“When I first read the script I was like, so this is just a movie about a guy going from woman to woman?” Cassandra Freeman said after the world premiere of Long Nights Short Mornings at SXSW. “No, thank you.”

Actually, Freeman ended up taking the part. But with the notable exception of her character, Brooklyn-based writer-director Chadd Harbold’s second feature pretty much is a movie about a guy going from woman to woman. Think of it as the dramatic counterpart to his 2013 comedy, How to Be a Man. That one, in which Gavin McInnes taught his kid how to be a grade-A a douchebag, milked the male id for laughs. In this one, Shiloh Fernandez plays James, a man-about-town who is probably the most miserable slave to his id since Michael Fassbender’s character in Shame.

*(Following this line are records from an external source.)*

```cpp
extern "C" int pmbrl_rollout_bwd_adam(pmbrl_plan* p, void* stream, void* workspace, const pmbrl_inputs* in,
                                      const float* states_d, const float* actions_d,
                                      const float* rewards_d, const float* grad_rewards_d,
                                      const float* grad_states_d, const float* grad_actions_d,
                                      float* grad_pol_flat_d, float* grad_x0_d,
                                      float* action_grad_norms_d, int32_t* status_d, const pmbrl_adam* opt) {
  if (!opt || !status_d || !opt->params_d || !opt->exp_avg_d || !opt->exp_avg_sq_d || !opt->step_d)
    return fail(-1, "null argument");
  return rollout_bwd_replay(p, BwdCall{(hipStream_t)stream, workspace, in, states_d, actions_d, rewards_d, grad_rewards_d,
                                       grad_states_d, grad_actions_d, grad_pol_flat_d, grad_x0_d, action_grad_norms_d,
                                       status_d, opt});
}

template <int RT>
__global__ __launch_bounds__(PM_NT, 1) void pm_debug_linear_kernel(const float* x, const float* wf,
                                                                  const float* bias, int R, int K,
                                                                  int O, int LD, int narrow,
                                                                  float* y) {
  extern __shared__ __attribute__((aligned(16))) float smem[];
  const int tid = threadIdx.x, lane = tid & 63, wid = tid >> 6;
  constexpr int RR = 16 * RT;
  float* X = smem;
  float* Y = X + RR * LD;
  float* part = pm_part_alias_ok(RR, LD, RT) ? nullptr : Y + RR * LD;
  const int n_kb = (K + 15) / 16, n_ot = (O + 15) / 16;
  for (int i = tid; i < RR * LD; i += PM_NT) {
    const int r = i / LD, k = i - r * LD;
    X[i] = (r < R && k < K) ? x[(size_t)r * K + k] : 0.f;
  }
  __syncthreads();
  if (narrow) {
    gemm_narrow<RT>(wf, n_ot, n_kb, bias, X, Y, LD, part, wid, lane, tid);
  } else {
    EpiPlain e{bias, Y, LD, lane};
    gemm_tiles<RT>(wf, n_ot, n_kb, X, LD, wid, lane, e);
    __syncthreads();
  }
  for (int i = tid; i < R * O; i += PM_NT) {
    const int r = i / O, o = i - r * O;
    y[i] = Y[r * LD + o];
  }
}

extern "C" int pmbrl_debug_linear(void* stream, const float* x_d, const float* W_d, const float* b_d,
                                  int32_t R, int32_t K, int32_t O, int32_t transpose_w, float* y_d,
                                  float* scratch_d) {
  if (R < 1 || R > 64 || K < 1 || O < 1) return fail(-1, "bad argument");
  hipStream_t s = (hipStream_t)stream;
  const int n_kb = (K + 15) / 16, n_ot = (O + 15) / 16;
// ... 39 lines not shown
```

prob_mbrl_amd/csrc/pmbrl_dw.h:

```cpp
#pragma once
#include "pmbrl_dev.h"

#define PM_DW_NW 8
#define PM_DW_NT (PM_DW_NW * 64)
#define PM_DW_TM 4
#define PM_DW_TN 7
#define PM_DW_MAXBLK 256
#define PM_DW_TN_S 4

struct DwBlock {
  int16_t layer, ot0, it0, n_ot, n_it, pad;
};
struct DwUnit {
  int16_t layer, m0, n0, pad;
};
#define PM_DWW_TM 128
#define PM_DWW_TN 128
#define PM_DWW_LDK 40
#define PM_DWW_STAGE ((PM_DWW_TM + PM_DWW_TN) * 2 * PM_DWW_LDK)
#define PM_DWW_LDS_BYTES (2 * PM_DWW_STAGE * 2)

struct DwArgs {
  int nl, nsplit, n_chunks, chunks_per_split;
  int RT, Rw, n_params;
  int part_stride;
  int dim[PM_MAXL + 1], nt[PM_MAXL + 1];
  int w_off[PM_MAXL], b_off[PM_MAXL];
  const float* actT[PM_MAXL];
  const float* gT[PM_MAXL];
  const int* nvalid;
  int chunks_per_step;
  const DwBlock* blocks;
  int wave_first[PM_DW_NW + 1];
  float* part;
  int split_prec;
  int pipe;
  int pipe_k;
  int c_begin, c_end;
  int rows_before;
  const unsigned* rc_abits;
  const float* rc_head;
  float rc_inv_keep;
  int rc_D, rc_U;
};

#define PM_DWP_TM 256
#define PM_DWP_TN 256
#define PM_DWL_NT 13
```

prob_mbrl_amd/csrc/pmbrl_dw.hip:

```cpp
#include <hip/hip_runtime.h>

#include <algorithm>
#include <cassert>
#include <vector>

#include "pmbrl_host.h"
#include "pmbrl_dw_kernels.h"

int build_dw_blocks(int nl, const int* nt, std::vector<DwBlock>& blocks, int* wave_first, int tn_max,
                           const bool* skip) {
  blocks.clear();
  auto split = [](int n, int maxsz, std::vector<std::pair<int, int>>& out) {
    const int parts = (n + maxsz - 1) / maxsz;
    int lo = 0;
    for (int i = 0; i < parts; ++i) {
      const int sz = n / parts + (i < n % parts ? 1 : 0);
      out.push_back({lo, sz});
      lo += sz;
    }
  };
  for (int l = 0; l < nl; ++l) {
    if (skip && skip[l]) continue;
    std::vector<std::pair<int, int>> os, is;
    split(nt[l + 1], PM_DW_TM, os);
    split(nt[l], tn_max, is);
    for (auto& o : os)
      for (auto& i : is) {
        DwBlock b;
        b.layer = (int16_t)l;
        b.ot0 = (int16_t)o.first;
        b.n_ot = (int16_t)o.second;
        b.it0 = (int16_t)i.first;
        b.n_it = (int16_t)i.second;
        b.pad = 0;
        blocks.push_back(b);
      }
  }
  const int n_blocks = (int)blocks.size();
  auto cost = [tn_max](const DwBlock& b) {
    const int ni = b.n_ot <= 1 ? 1 : (b.n_ot <= 3 ? 3 : 4);
    const int nj = b.n_it <= 1 ? 1 : (b.n_it <= 4 ? 4 : (b.n_it <= 6 ? 6 : 7));
    return ni * (tn_max <= 4 && nj > 1 ? 4 : nj);
  };
  std::stable_sort(blocks.begin(), blocks.end(),
                   [&](const DwBlock& a, const DwBlock& b) { return cost(a) > cost(b); });
  std::vector<DwBlock> per_wave[PM_DW_NW];
  long wave_load[PM_DW_NW] = {0};
  for (const DwBlock& b : blocks) {
    int best_simd = 0;
    for (int sm = 1; sm < 4; ++sm)
      if (wave_load[sm] + wave_load[sm + 4] < wave_load[best_simd] + wave_load[best_simd + 4]) best_simd = sm;
    const int w = wave_load[best_simd] <= wave_load[best_simd + 4] ? best_simd : best_simd + 4;
    per_wave[w].push_back(b);
    wave_load[w] += cost(b);
  }
  blocks.clear();
  for (int w = 0; w < PM_DW_NW; ++w) {
    wave_first[w] = (int)blocks.size();
    if (w >= 4) std::reverse(per_wave[w].begin(), per_wave[w].end());
    for (const DwBlock& b : per_wave[w]) blocks.push_back(b);
  }
  wave_first[PM_DW_NW] = (int)blocks.size();
  return n_blocks;
}

int pm_dw_set_attr(const pmbrl_plan* p) {
  if (p->dw_layer13 >= 0) {
    HIPCHK(hipFuncSetAttribute(reinterpret_cast<const void*>(&pm_dw_layer_kernel),
                               hipFuncAttributeMaxDynamicSharedMemorySize, PM_DWL_LDS_BYTES));
    HIPCHK(hipFuncSetAttribute(reinterpret_cast<const void*>(&pm_dw_layer_rc_kernel),
                               hipFuncAttributeMaxDynamicSharedMemorySize, PM_DWL_LDS_BYTES));
  }
  if (p->dw_pre_mask) {
    HIPCHK(hipFuncSetAttribute(reinterpret_cast<const void*>(&pm_dw_narrow_pre_kernel<1>),
                               hipFuncAttributeMaxDynamicSharedMemorySize, PM_DWP_LDS_BYTES));
    HIPCHK(hipFuncSetAttribute(reinterpret_cast<const void*>(&pm_dw_narrow_pre_kernel<2>),
                               hipFuncAttributeMaxDynamicSharedMemorySize, PM_DWP_LDS_BYTES));
  }
  if (p->n_dw_units) {
    HIPCHK(hipFuncSetAttribute(reinterpret_cast<const void*>(&pm_dw_wide_kernel),
                               hipFuncAttributeMaxDynamicSharedMemorySize, PM_DWW_LDS_BYTES));
    if (p->dw_pre_mask)
      HIPCHK(hipFuncSetAttribute(reinterpret_cast<const void*>(&pm_dw_wide_pre_kernel),
                                 hipFuncAttributeMaxDynamicSharedMemorySize, PM_DWP_LDS_BYTES));
  }
  return 0;
}

static DwArgs dw_range_args(const pmbrl_plan* p, const DwArgs& W, int k) {
  DwArgs Wk = W;
  const int cps = W.chunks_per_step;
  Wk.pipe = 1;
  Wk.pipe_k = k;
  Wk.nsplit = k + 1 == p->pipe_K ? p->pipe_rows : p->pipe_grid;
  Wk.rows_before = p->pipe_grid;
  Wk.c_begin = p->pipe_lo[k] * cps;
  Wk.c_end = (k ? p->pipe_lo[k - 1] : p->cfg.H) * cps;
  Wk.chunks_per_split = (Wk.c_end - Wk.c_begin + Wk.nsplit - 1) / Wk.nsplit;
  if (p->dw_split) Wk.chunks_per_split = (Wk.chunks_per_split + 1) & ~1;
  return Wk;
}
void pm_dw_launch(const pmbrl_plan* p, const DwArgs& W, hipStream_t s) {
  const dim3 rows(W.nsplit), units((W.nsplit + 7) / 8 * 8 * p->n_dw_units);
  if (p->n_dw_blocks == 0) {}
  else if (p->dw_split) hipLaunchKernelGGL(pm_dw_kernel_s, rows, dim3(PM_DW_NT), 0, s, W);
  else hipLaunchKernelGGL(pm_dw_kernel, rows, dim3(PM_DW_NT), 0, s, W);
  if (p->dw_pre_mask)
    for (int l = 0; l < p->pol.nl; ++l) {
      if (!p->dw_narrow[l]) continue;
      const int g_wide = p->dw_narrow[l] == 1 ? 1 : 0, nt_n = g_wide ? p->pol.nt[l] : p->pol.nt[l + 1];
      if (nt_n <= 1) hipLaunchKernelGGL(pm_dw_narrow_pre_kernel<1>, rows, dim3(PM_DWP_NT), PM_DWP_LDS_BYTES, s, W, l, g_wide);
      else hipLaunchKernelGGL(pm_dw_narrow_pre_kernel<2>, rows, dim3(PM_DWP_NT), PM_DWP_LDS_BYTES, s, W, l, g_wide);
    }
  if (p->n_dw_units && p->dw_pre_mask)
    hipLaunchKernelGGL(pm_dw_wide_pre_kernel, units, dim3(PM_DWP_NT), PM_DWP_LDS_BYTES, s, W, p->dw_units_d, p->n_dw_units);
  else if (p->n_dw_units)
    hipLaunchKernelGGL(pm_dw_wide_kernel, units, dim3(PM_DW_NT), PM_DWW_LDS_BYTES, s, W, p->dw_units_d, p->n_dw_units);
  const bool rebuild = W.rc_abits != nullptr;
  assert(!rebuild || (W.RT == 1 && p->dw_layer13 == PM_REG_DW_LAYER));
  if (p->dw_layer13 >= 0 && rebuild)
    hipLaunchKernelGGL(pm_dw_layer_rc_kernel, rows, dim3(PM_DW_NT), PM_DWL_LDS_BYTES, s, W, p->dw_layer13);
  else if (p->dw_layer13 >= 0)
    hipLaunchKernelGGL(pm_dw_layer_kernel, rows, dim3(PM_DW_NT), PM_DWL_LDS_BYTES, s, W, p->dw_layer13);
}
void pm_dw_launch_range(const pmbrl_plan* p, const DwArgs& W, int k, hipStream_t s) { pm_dw_launch(p, dw_range_args(p, W, k), s); }
void pm_dw_blocks_launch(const DwArgs& W, hipStream_t s) {
  hipLaunchKernelGGL(pm_dw_kernel, dim3(W.nsplit), dim3(PM_DW_NT), 0, s, W);
}
```

prob_mbrl_amd/csrc/pmbrl_dw_kernels.h:

```cpp
#pragma once
#include "pmbrl_dw.h"
#include "pmbrl_split.h"
#include "pmbrl_reg_head.h"

#include <utility>
#include <type_traits>
template <class F, int... I>
__device__ __forceinline__ void pr_for_dw_impl(F&& f, std::integer_sequence<int, I...>) { (f(std::integral_constant<int, I>{}), ...); }
template <int N, class F>
__device__ __forceinline__ void pr_for_dw(F&& f) { pr_for_dw_impl(static_cast<F&&>(f), std::make_integer_sequence<int, N>{}); }
typedef unsigned pr_u32x4_dw __attribute__((ext_vector_type(4)));
typedef unsigned long long pr_u64x2_dw __attribute__((ext_vector_type(2)));

struct PmTrue { static constexpr bool value = true; };
struct PmFalse { static constexpr bool value = false; };

struct DwRange {
  int c_lo, c_hi;
  bool add;
  bool zero;
};

__device__ __forceinline__ void pm_dw_ld(f32x4& d, unsigned voff, const float* sbase) {
#ifdef PM_EXP_DW_NOLOAD
  asm volatile("" : "=v"(d) : "v"(voff), "s"(sbase));
#else
  asm volatile("global_load_dwordx4 %0, %1, %2" : "=&v"(d) : "v"(voff), "s"(sbase));
#endif
}

__device__ __forceinline__ bool pm_dw_range(const DwArgs& A, int row, DwRange& r) {
  long long nv = 0x7fffffffll;
  if (A.nvalid) nv = max(0, __builtin_amdgcn_readfirstlane(*A.nvalid));
  const int n_chunks = A.nvalid ? (int)min((long long)A.n_chunks, nv * A.chunks_per_step) : A.n_chunks;
  r.add = r.zero = false;
  if (!A.pipe) {
    r.c_lo = row * A.chunks_per_split;
    r.c_hi = min(n_chunks, r.c_lo + A.chunks_per_split);
    return r.c_lo < r.c_hi;
  }
  const long long first_valid = max(nv, 1ll) * A.chunks_per_step;
  r.add = A.pipe_k > 0 && (long long)A.c_end < first_valid && row < A.rows_before;
  r.c_lo = A.c_begin + row * A.chunks_per_split;
  r.c_hi = min(min(A.c_end, n_chunks), r.c_lo + A.chunks_per_split);
  if (r.c_lo < r.c_hi) return true;
  r.zero = !r.add && (long long)A.c_begin < first_valid;
  return r.zero;
}
__device__ __forceinline__ void pm_dw_put(float* q, float v, bool add) { *q = add ? *q + v : v; }
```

No, James doesn’t end up weeping in the shower after getting blown in a gay bar. But his low point does occur to the tune of techno. It happens around the time he goes to Bossa Nova Civic Club and tries to get in on a bathroom coke sesh with a couple of underage girls, only to get called out for being the creepy old dude. This is the Bushwick version of rock bottom, folks.

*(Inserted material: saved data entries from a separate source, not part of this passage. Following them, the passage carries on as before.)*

# stwerner97/model-based-pde-control

Measured on AMD Instinct MI355X. Metric: KS sub-steps/sec (batched env), higher is better.
Workload: dtype f64

## Files before the change

model-based-pde-control_amd/csrc/fno.hip:

```cpp
#include <hip/hip_runtime.h>

#include <cstdio>
#include <map>
#include <mutex>
#include <utility>

#include "../../include/spectral/forward_select.h"
#include "../../include/spectral_hip.h"
#include "capi_error.h"

namespace {

typedef float f32x4 __attribute__((ext_vector_type(4)));

constexpr int C = 32;
constexpr int M = 16;
constexpr int K2 = 2 * M;
constexpr int KP = K2 + 4;
constexpr int KS = 2;
constexpr int TPB = 512;
constexpr int LAYERS = 4;

struct Weights {
    const float* lift_w;
// ... 27 lines not shown
    float cscale, cshift;
};

struct BwdArgs {
    Weights w;
    Rows u, act;
    const float* gdelta;
    const float* gout;
    int gout_t;
    const float* pre;
    float* gspec;
    float* rows;
    float* dbase;
    float* dact;
    const float* tabg;
    int n, nb, pairs;
    int spec_pairs, spec_pair0;
    float cscale;
};

constexpr int R_LIFT_W = 0, R_LIFT_B = 64, R_LAYER = 96, R_LAYER_SZ = 1024 + 32;
constexpr int R_P1W = R_LAYER + LAYERS * R_LAYER_SZ, R_P1B = R_P1W + 1024, R_P2W = R_P1B + 32, R_P2B = R_P2W + 32;
constexpr int ROW = ((R_P2B + 1 + 63) / 64) * 64;

__device__ __forceinline__ void gelu_parts(float x, float& cdf, float& pdf) {
    const float ax = fabsf(x);
    const float e = __expf(-0.5f * x * x);
    const float t = __frcp_rn(fmaf(0.3275911f * 0.70710678118654752f, ax, 1.0f));
    float poly = fmaf(1.061405429f, t, -1.453152027f);
    poly = fmaf(poly, t, 1.421413741f);
    poly = fmaf(poly, t, -0.284496736f);
    poly = fmaf(poly, t, 0.254829592f);
    const float erf_abs = fmaf(-poly * t, e, 1.0f);
    cdf = 0.5f * (1.0f + copysignf(erf_abs, x));
    pdf = 0.3989422804014327f * e;
}
__device__ __forceinline__ float gelu(float x) {
    float cdf, pdf;
    gelu_parts(x, cdf, pdf);
    return x * cdf;
}
__device__ __forceinline__ float gelu_grad(float x) {
    float cdf, pdf;
    gelu_parts(x, cdf, pdf);
    return fmaf(x, pdf, cdf);
}

#ifdef FNO_STAMP
__device__ unsigned long long g_stamps[256];
#define STAMP(k)                                                                      \
    do {                                                                              \
        if (blockIdx.x == 0 && threadIdx.x == 0) g_stamps[(k)] = __builtin_amdgcn_s_memtime(); \
    } while (0)
#else
#define STAMP(k) do { } while (0)
#endif

struct Lds {
    float *xs, *tb, *S, *Z, *wps, *gv, *misc;
    int NP;
    __device__ Lds(float* base, int N) {
        NP = N + 4;
        xs = base;
        tb = xs + C * NP;
        S = tb + C * NP;
        Z = S + KS * C * KP;
        wps = Z + C * KP;
        gv = wps + C * KP;
        misc = gv + N;
    }
    static size_t floats(int N) { return 2 * (size_t)C * (N + 4) + (KS + 2) * C * KP + (size_t)N + 256; }
};
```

Long Nights Short Mornings is framed as a series of vignettes. In each, James has a romantic entanglement (or disentanglement) with a new woman, or sometimes an ex. He’s not the worst guy in New York— more like the guy women think of when they say dating in New York is the worst. He’s allergic to commitment, not the best listener, more than a little insecure, but attractive and sauve/manipulative enough to clock digits even when he’s not sure if he really even wants them. He’s the kind of guy who borrows a girl’s favorite book and then lends it to another girl.

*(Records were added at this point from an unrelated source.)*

DEV u32 pk_add(u32 a, u32 b) { return UI((us2) (U2(a) + U2(b))); }
DEV u32 pk_sub(u32 a, u32 b) { return psubw(a, b); }
#ifdef VSX_TB2_WAVES_N
#define VSX_TB2_WAVES(R_, MID_) VSX_TB2_WAVES_N
#endif
#ifndef VSX_TB2_WAVES
#define VSX_TB2_WAVES(R_, MID_) 3
#endif
#ifndef VSX_TB_LDSSTAGE
#define VSX_TB_LDSSTAGE 1
#endif
#ifndef VSX_TB_LDSSTAGE_FOR
#define VSX_TB_LDSSTAGE_FOR(R_) ((R_) == 14 || (R_) == 16 || (R_) >= 26)
#endif
#ifndef VSX_TB_WALK_BATCH
#define VSX_TB_WALK_BATCH 4
#endif
static_assert(VSX_TB_WALK_BATCH >= 1 && VSX_TB_WALK_BATCH <= 16, "a batch stays inside one 16-column tile");
template <int R, bool MID>
__global__ void __launch_bounds__(64) __attribute__((amdgpu_waves_per_eu(VSX_TB2_WAVES(R, MID), 8)))
vsx_traceback_tilt_kernel(const VsxDevParams P, const VsxFilterDev FL, const VsxTask * __restrict__ tasks,
                          const u32 * __restrict__ pair_slot, const u32 * __restrict__ pair_ids, u32 npairs,
                          const uint8_t * __restrict__ qc, const uint8_t * __restrict__ tc,
                          const u32 * __restrict__ ck, const VsxSlotOut * __restrict__ slot,
                          u32 * __restrict__ slab, const uint64_t * __restrict__ slab_off,
                          u32 * __restrict__ runs, uint64_t runs_capacity, unsigned long long * cursor,
                          VsxPairOut * __restrict__ out)
{
  static_assert(R >= 4 && (!MID || R % 2 == 0), "R = 1 keeps the first kernel");
  constexpr int RT = MID ? R / 2 : R;
  constexpr int HR = (RT + 1) / 2;
  constexpr int NG = (HR + 3) / 4;
  constexpr int XL = RT - 1 - HR;
  constexpr int WB = VSX_TB_WALK_BATCH;
  constexpr int NBQ = MID ? VSX_COLCK_NBH(RT) : VSX_COLCK_NB(R, true);
  __shared__ uint8_t Ssh[512];
  __shared__ u32 Ssh4[16];
  constexpr int BITS_DW = 17 * NG * 64, SYM_DW = 10 * 64 / 4;
  __shared__ __attribute__((aligned(16))) u32 arenaL[BITS_DW + SYM_DW + 19 * 64];
  u32 * const bitsL = arenaL;
  uint8_t * const symL = reinterpret_cast<uint8_t *>(arenaL + BITS_DW);
  u32 * const tbL = arenaL + BITS_DW + SYM_DW;
// ... 458 lines not shown
#endif
          TBMARK(3 * tno + 2);
        }
      if (busy && r < 0 && L > 0) { --L; r = R - 1; }
    }
#if VSX_TB_STATS
  if (valid) atomicAdd(&vsx_tb_stats_dev[5], 1ull);
  if (n_cells) atomicAdd(&vsx_tb_stats_dev[3], (unsigned long long) n_cells);
  if (tid == 0)
    {
      atomicAdd(&vsx_tb_stats_dev[15], __builtin_readcyclecounter() - t_kernel0); atomicAdd(&vsx_tb_stats_dev[0], (unsigned long long) n_iter);
      atomicAdd(&vsx_tb_stats_dev[4], (unsigned long long) n_trips);
      for (int k2 = 0; k2 < 6; ++k2) atomicAdd(&vsx_tb_stats_dev[8 + k2], tphase[k2]);
    }
#endif
  if (!valid) return;

  VsxPairOut o;
  o.pad = 0; o.nruns = 0; o.run_off = 0;
  if (so.overflow)
    {
      o.score = 32767; o.aligned = 0; o.matches = 0; o.mismatches = 0; o.gaps = 0;
      out[pair_ids[k]] = o;
      rank_note(FL, pair_ids[k], 0u, 32767, 0.0);
      return;
    }
  if (i >= 0) { al += (u32) (i + 1); if (op != 2) ++ga; push_n(2, (u32) (i + 1)); }
  if (j >= 0) { al += (u32) (j + 1); if (op != 1) ++ga; push_n(1, (u32) (j + 1)); }
  if (op >= 0) my[nruns++] = (runlen << 2) | (u32) op;

  u32 ma = 0, mi = 0;
  {
    int qi = Q - 1, tj = D - 1;
    for (u32 x = 0; x < nruns; ++x)
      {
        const u32 w = my[x];
        const int len = (int) (w >> 2);
        const u32 o2 = w & 3u;
        if (o2 == 0)
          {
            for (int b = 0; b < len; b += 8)
              {
                const int rem = (len - b < 8) ? len - b : 8;
                const unsigned long long aw = *reinterpret_cast<const u64_unaligned *>(q + (qi - b - 7));
                const unsigned long long cw = *reinterpret_cast<const u64_unaligned *>(d + (tj - b - 7));
                const unsigned long long ones = 0x0101010101010101ull;
                const unsigned long long x2 = aw & cw;
                unsigned long long t = (x2 | (x2 >> 1) | (x2 >> 2) | (x2 >> 3)) & ones;
                if (P.n_mismatch)
                  {
                    const unsigned long long a15 = aw & (aw >> 1) & (aw >> 2) & (aw >> 3);
                    const unsigned long long c15 = cw & (cw >> 1) & (cw >> 2) & (cw >> 3);
                    t &= ~(a15 | c15);
                  }
                t &= ~0ull << (8 * (8 - rem));
                const u32 m8 = (u32) __builtin_popcountll(t);
                ma += m8;
                mi += (u32) rem - m8;
              }
            qi -= len; tj -= len;
          }
        else if (o2 == 1) tj -= len;
        else qi -= len;
      }
  }

  u32 verdict = 0;
  double idv = 0.0;
  if (FL.enabled && nruns > 0) verdict = accept_verdict(FL, Q, D, (int) al, (int) ma, (int) mi, (int) ga, my[nruns - 1], my[0], &idv);
  if (verdict == 3u) nruns = 0;
  rank_note(FL, pair_ids[k], verdict, (int) so.score, idv);

  const unsigned long long base = atomicAdd(cursor, (unsigned long long) nruns);
  if (base + nruns <= runs_capacity)
    for (u32 x = 0; x < nruns; ++x) runs[base + x] = my[x];

  o.score = so.score;
  o.aligned = (uint16_t) al; o.matches = (uint16_t) ma; o.mismatches = (uint16_t) mi; o.gaps = (uint16_t) ga;
  o.pad = (uint16_t) verdict;
  o.nruns = nruns;
  o.run_off = base;
  out[pair_ids[k]] = o;
}

DEV u32 map4(u32 ch)
{
  const u32 c = ch | 0x20u;
  if (((ch | 0x20u) < 'a') || ((ch | 0x20u) > 'z') || ((ch & 0xC0u) != 0x40u)) return 0;
  switch (c)
    {
    case 'a': return 1;  case 'b': return 14; case 'c': return 2;  case 'd': return 13;
    case 'g': return 4;  case 'h': return 11; case 'k': return 12; case 'm': return 3;
    case 'n': return 15; case 'r': return 5;  case 's': return 6;  case 't': return 8;
    case 'u': return 8;  case 'v': return 7;  case 'w': return 9;  case 'y': return 10;
    default: return 0;
    }
}
// ... 169 lines not shown
{
  if (ntasks == 0) return hipSuccess;
#define FWDR(RR) case RR: return launch_fwd2<RR>(track, nq, one, P, d_tasks, ntasks, q, t, dir, strip, slot, st)
  switch (rows)
    {
    FWDR(1); FWDR(4); FWDR(8); FWDR(10); FWDR(12); FWDR(14); FWDR(16); FWDR(18); FWDR(20); FWDR(22); FWDR(24); FWDR(26); FWDR(28); FWDR(32);
    default: return hipErrorInvalidValue;
    }
#undef FWDR
}

template <int R, bool MID>
static hipError_t launch_tbtilt(const VsxDevParams & P, const VsxFilterDev & F, const VsxTask * d_tasks, const uint32_t * d_pair_slot,
                                const uint32_t * d_pair_ids, uint32_t npairs, const uint8_t * q, const uint8_t * t,
                                const uint32_t * ck, const VsxSlotOut * slot, uint32_t * slab, const uint64_t * slab_off,
                                uint32_t * runs, uint64_t cap, unsigned long long * cursor, VsxPairOut * out, hipStream_t st)
{
  if constexpr (R >= 4)
    hipLaunchKernelGGL((vsx_traceback_tilt_kernel<R, MID>), dim3((npairs + 63) / 64), dim3(64), 0, st,
                       P, F, d_tasks, d_pair_slot, d_pair_ids, npairs, q, t, ck, slot, slab, slab_off, runs, cap, cursor, out);
  return hipGetLastError();
}

template <int R, bool FAST, bool CK8 = false, bool MID = false>
static hipError_t launch_tbck(const VsxDevParams & P, const VsxFilterDev & F, const VsxTask * d_tasks, const uint32_t * d_pair_slot,
                              const uint32_t * d_pair_ids, uint32_t npairs, const uint8_t * q, const uint8_t * t,
                              const uint32_t * ck, const VsxSlotOut * slot, uint32_t * slab, const uint64_t * slab_off,
                              uint32_t * runs, uint64_t cap, unsigned long long * cursor, VsxPairOut * out, hipStream_t st)
{
  hipLaunchKernelGGL((vsx_traceback_ck_kernel<R, FAST, CK8, MID>), dim3((npairs + 127) / 128), dim3(128), 0, st,
                     P, F, d_tasks, d_pair_slot, d_pair_ids, npairs, q, t, ck, slot, slab, slab_off, runs, cap, cursor, out);
  return hipGetLastError();
}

At times, James is The New York Bachelor Who Yearns For Something More – the man who grapples with “isolation, regret and the feeling that, although you may still feel 25 in your heart, your knees are starting to ache and the years are slipping by fast,” as the Times so memorably put it. But why would James consider settling down when he can always booty-call his fallback, the moneyed coke vixen who wants to hook him up with a threesome? I mean, she has a baby grand in her apartment.

For the most part, these vignettes are tightly focused, via long takes, on James and his partner at the time, whether she’s a struggling cabaret singer who is reluctantly lured back into his arms, or the platonic friend who finally hooks up with him despite knowing it’s Bad Idea Jeans, or the older, seemingly manic coworker who toys with him despite being in a relationship.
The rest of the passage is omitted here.